I will be using a canister filter so that's a really good idea but I haven't seen any with a low wattage. I think the smallest one I have seen would be for a 29g aquarium.


----------



## TLE041 (Jan 16, 2010)

I use a Hydor 200W in line heater on my 4 gallons and I have no problems with it so far. I set it on the heater at 70F and it gives me a constant water temperature of 77F.


----------



## plantbrain (Dec 15, 2003)

Most use those tiny 2.5W heat mats, better than sticks, flow through units etc.

The idea of cables is a bad idea on a few levels, if it is about getting stuff out of a tank, the the mat is the best solution for a nano.

http://www.bigalsonline.com/BigAlsUS/ctl3684/cp18534/si1382454/cl0/hydorminiheater75watt

Cables do not do what are claimed, no one to date, and after what? 25 years now, has shown otherwise. Only vendors claims..nothing for support other than this.

I've challenged many to this, test, experimental designs etc.
Not one has come forth with any evidence or test, heck even a little bit of knowledge on the topic.

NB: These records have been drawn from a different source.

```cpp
template <int V>
__global__ __launch_bounds__(256) void decoder_finish_kernel(
    float* __restrict__ res, const float* __restrict__ seamv, const float* __restrict__ cseam, const float* __restrict__ bias,
    int H, int W, int tilesX)
{
    typedef float fv __attribute__((ext_vector_type(V)));
    const int x0 = (blockIdx.x * 256 + threadIdx.x) * V;
    if (x0 >= W) return;
    const int row = blockIdx.y, b = row / H, y = row - b * H;
    const size_t plane = (size_t)H * W;
    const int ys = (y & 1) ? y + 1 : y - 1;
    const bool has_seam = ys >= 0 && ys < H;
    const size_t o0 = (size_t)b * 3 * plane + (size_t)y * W + x0;
#pragma unroll
    for (int c = 0; c < 3; ++c) {
        const size_t o = o0 + c * plane;
        fv v = *reinterpret_cast<const fv*>(res + o);
        const fv sv = has_seam ? *reinterpret_cast<const fv*>(seamv + o) : fv{};
#pragma unroll
        for (int e = 0; e < V; ++e) {
            const int xq = x0 + e;
            float t = bias[c] + v[e];
            if (has_seam) t += sv[e];
            int ctile = -1, side = 0;
            if ((xq & 31) == 31 && xq + 1 < W) { ctile = (xq >> 5) + 1; side = 0; }
            else if ((xq & 31) == 0 && xq > 0) { ctile = (xq >> 5) - 1; side = 1; }
            if (ctile >= 0) {
#pragma unroll
                for (int dy = 0; dy < 3; ++dy) {
                    const int yy = y + dy - 1;
                    if (yy >= 0 && yy < H) t += cseam[((((size_t)b * H + yy) * tilesX + ctile) * 2 + side) * 16 + c * 4 + dy];
                }
            }
            v[e] = t;
        }
        *reinterpret_cast<fv*>(res + o) = v;
    }
}

}

namespace {
int launch_decoder_parts(const void* x, const void* w1, const float* b1, const void* wz, float* part, float* seamv, float* cseam,
                         int B, int H, int W, void* stream)
{
    const int tilesX = (W + TW - 1) / TW, tilesY = (H + TH - 1) / TH;
    const long long nt = (long long)tilesX * tilesY * B;
    if (nt > 0x7fffffffLL || (long long)H * W * 12 > 0x7fffffffLL || (long long)H * tilesX * 128 > 0x7fffffffLL)
        return (int)hipErrorInvalidValue;
    hipStream_t s = reinterpret_cast<hipStream_t>(stream);
    TUP_SET_DYN_LDS(decoder_fused_kernel, DEC_LDS);
    const int grid = (int)(nt < 256 ? nt : 256);
    decoder_fused_kernel<<<dim3(grid), dim3(512), DEC_LDS, s>>>((const bf16_t*)x, (const bf16_t*)w1, b1, (const bf16_t*)wz, part,
                                                                 seamv, cseam, B, H, W, tilesX, tilesY);
    TUP_CHECK_LAUNCH();
    return 0;
}
}

extern "C" int tup_decoder_fused_fwd(const void* x, const void* w1, const float* b1, const void* wz, const float* b2,
                                     float* seamv, float* cseam, float* out, int B, int H, int W, void* stream)
{
    if (B <= 0 || H <= 0 || W <= 0) return 0;
    const int tilesX = (W + TW - 1) / TW;
    if (const int err = launch_decoder_parts(x, w1, b1, wz, out, seamv, cseam, B, H, W, stream)) return err;
    hipStream_t s = reinterpret_cast<hipStream_t>(stream);
    if ((long long)B * H > 0x7fffffffLL) return (int)hipErrorInvalidValue;
    if (W % 4 == 0)
        decoder_finish_kernel<4><<<dim3((unsigned)((W / 4 + 255) / 256), (unsigned)(B * H)), dim3(256), 0, s>>>(out, seamv, cseam, b2, H, W, tilesX);
    else
        decoder_finish_kernel<1><<<dim3((unsigned)((W + 255) / 256), (unsigned)(B * H)), dim3(256), 0, s>>>(out, seamv, cseam, b2, H, W, tilesX);
    TUP_CHECK_LAUNCH();
    return 0;
}

extern "C" int tup_decoder_fused_parts_fwd(const void* x, const void* w1, const float* b1, const void* wz,
                                           float* part, float* seamv, float* cseam, int B, int H, int W, void* stream)
{
    if (B <= 0 || H <= 0 || W <= 0) return 0;
    return launch_decoder_parts(x, w1, b1, wz, part, seamv, cseam, B, H, W, stream);
}
```

Before: 2756.

## Restructure decoder ping-pong handover with wave-owned halo rows and early prologue

Replaces the phase-alternating ping-pong loop in the fused decoder conv with a per-group loop. Each group issues its next tile's bias and first fragment loads before the barrier handover, and waits only for its own halo pieces. The halo DMA is specialised for the 10x34 tile so each wave loads a contiguous set of physically remapped rows, and the LDS fragment offsets follow that row permutation. The aim is to shorten the idle gap at each group handover, at the cost of a more intricate barrier count and a layout tied to one tile shape.

```diff
diff --git a/transformerupscaler_amd/csrc/common.h b/transformerupscaler_amd/csrc/common.h
--- a/transformerupscaler_amd/csrc/common.h
+++ b/transformerupscaler_amd/csrc/common.h
@@ -10,6 +10,7 @@
 int tup_debug_bs_stamps(unsigned long long* host_out);
 int tup_debug_block32_stamps(unsigned long long* host_out);
 int tup_debug_conv_stamps(unsigned long long* host_out);
+int tup_debug_handover_stamps(unsigned long long* host_out);
 }
 #endif
 
diff --git a/transformerupscaler_amd/csrc/conv_pingpong.h b/transformerupscaler_amd/csrc/conv_pingpong.h
--- a/transformerupscaler_amd/csrc/conv_pingpong.h
+++ b/transformerupscaler_amd/csrc/conv_pingpong.h
@@ -1,5 +1,6 @@
 #pragma once
 #include "common.h"
+#include "halo_ownership.h"
 
 namespace {
 
@@ -51,10 +52,12 @@
     }
 };
 
-template <int HALO_H, int HALO_W, int PAD>
+template <int HALO_H, int HALO_W, int PAD, bool OWN = false>
 struct HaloDma {
+    static_assert(!OWN, "wave-owned rows exist for the 10 x 34 image only (the specialisation below)");
     static constexpr int IN_CHUNKS = HALO_H * HALO_W * 8, NPIECE = (IN_CHUNKS + 255) / 256;
     static constexpr bool LAST_PARTIAL = (IN_CHUNKS % 256) != 0;
+    static constexpr int MIN_PIECES = LAST_PARTIAL ? NPIECE - 1 : NPIECE;
     int rel[NPIECE];
     int tid, wave;
     bool last_ok;
@@ -97,33 +100,79 @@
     }
 };
 
-template <int KS, int HALO_W>
+template <>
+struct HaloDma<10, 34, 1, true> {
+    static constexpr int NPIECE = tup_halo_own::NPIECE, MIN_PIECES = NPIECE;
+    int rel[NPIECE];
+    int lane, wave;
+    int own_px, tail_px;
+    bool ok8, ok10;
+
+    TUP_DEVICE int lds_off(int it) const { return tup_halo_own::piece_pixel_at(own_px, tail_px, it) * 128; }
+    TUP_DEVICE HaloDma(int W, int tid_) : lane(tid_ & 63), wave(__builtin_amdgcn_readfirstlane(tid_ >> 6)) {
+        own_px = tup_halo_own::own_base(wave); tail_px = tup_halo_own::tail_base(wave);
+        ok8 = (lane >> 3) < tup_halo_own::piece_npix(wave, 8); ok10 = (lane >> 3) < tup_halo_own::piece_npix(wave, 10);
+#pragma unroll
+        for (int it = 0; it < NPIECE; ++it) {
+            const int q = min((lds_off(it) >> 7) + (lane >> 3), tup_halo_own::NPIX - 1);
+            const int c = (lane & 7) ^ ((q >> 1) & 7);
+            const int prow = q / tup_halo_own::COLS, xx = q - prow * tup_halo_own::COLS, yy = tup_halo_own::logical_row(prow);
+            rel[it] = ((yy - 1) * W + (xx - 1)) * 128 + c * 16;
+        }
+    }
+    TUP_DEVICE void prefetch(const bf16_t* x, int b, int ty0, int tx0, int H, int W, char* my_in, const void* zero) const {
+        const char* xb = reinterpret_cast<const char*>(x + (size_t)b * H * W * 64);
+        if (ty0 >= 1 && ty0 + 9 <= H && tx0 >= 1 && tx0 + 33 <= W) {
+            const char* tb = xb + ((size_t)ty0 * W + tx0) * 128;
+#pragma unroll
+            for (int it = 0; it < NPIECE; ++it) {
+                if ((it == 8 && !ok8) || (it == 10 && !ok10)) continue;
+                __builtin_amdgcn_global_load_lds((const __attribute__((address_space(1))) void*)(tb + rel[it]),
+                                                 (__attribute__((address_space(3))) void*)(my_in + lds_off(it)), 16, 0, 0);
+            }
+            return;
+        }
+#pragma unroll 1
+        for (int it = 0; it < NPIECE; ++it) {
+            if (!((it == 8 && !ok8) || (it == 10 && !ok10))) {
+                const int q = (lds_off(it) >> 7) + (lane >> 3);
+                const int c = (lane & 7) ^ ((q >> 1) & 7);
+                const int prow = q / tup_halo_own::COLS, xx = q - prow * tup_halo_own::COLS, yy = tup_halo_own::logical_row(prow);
+                const int iy = ty0 - 1 + yy, ix = tx0 - 1 + xx;
+                const void* src = (iy >= 0 && iy < H && ix >= 0 && ix < W)
+                                      ? (const void*)(xb + ((size_t)(iy * W + ix) * 128 + c * 16)) : zero;
+                __builtin_amdgcn_global_load_lds((const __attribute__((address_space(1))) void*)src,
+                                                 (__attribute__((address_space(3))) void*)(my_in + lds_off(it)), 16, 0, 0);
+            }
+        }
+    }
+};
+
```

But they keep making and marketing them.
They do heat the water, that's about it, like any heater.
The rest? Rubbish.

However, for a nano tank, the heat mats make a lots of sense, not due to cable "quackery", rather......ease of use for such a small tank.

Regards, 
Tom Barr

Regards,


----------



## SirKappa (Apr 19, 2010)

Thanks for the replies everyone! 

TLE041: Do you use the hydor in line heater with your 2211? Where can you find a 2211 these days? I wanted to use one but I thought they were discontinued. I have a Zoo Med 501 kickin around. Does the Hydor make a unit that fits these hoses? Does anyone know if they share the same size hose as a 2211?

plantbrain: Actually I have one of those little heater mat's kickin around! I used it in the past but I didn't like it because I find it is hard to keep the mat flush with the bottom of the aquarium and it can get pulled up easily and is hard to re bury. I guess it's silly of me to think this won't happen with heating cables. The only other thing I dislike about this is the cord is very stiff and hard to keep nice and tidy flush with the side of the aquarium as it only comes with 1 suction cup.

I think I am going to try out the in line heater. I heavily considering this route with my 55g as well. If all else fails I will have to turn to the Hydor mini heater. I wonder if I could somehow set a little Marineland 10w or this Hydor 7.5w into a canister filter to keep it hidden.


----------



## OverStocked (May 26, 2007)

Can't you put the mat UNDER the tank, rather than in it?


----------



## OverStocked (May 26, 2007)

Sorry, didn't look at what I was talking about. Wasn't what I envisioned. I think a reptile tank heater with a controller would do a good job.


----------



## SirKappa (Apr 19, 2010)

Thanks overstocked. That is another good Idea I should explore.


----------



## TLE041 (Jan 16, 2010)

SirKappa said:


> TLE041: Do you use the hydor in line heater with your 2211? Where can you find a 2211 these days? I wanted to use one but I thought they were discontinued. I have a Zoo Med 501 kickin around. Does the Hydor make a unit that fits these hoses? Does anyone know if they share the same size hose as a 2211?


I got the 2211 from eBay. It's still for sale there.

The 1/2" version of the Hydor heater will fit the tubing that comes with the 2211 fine.


----------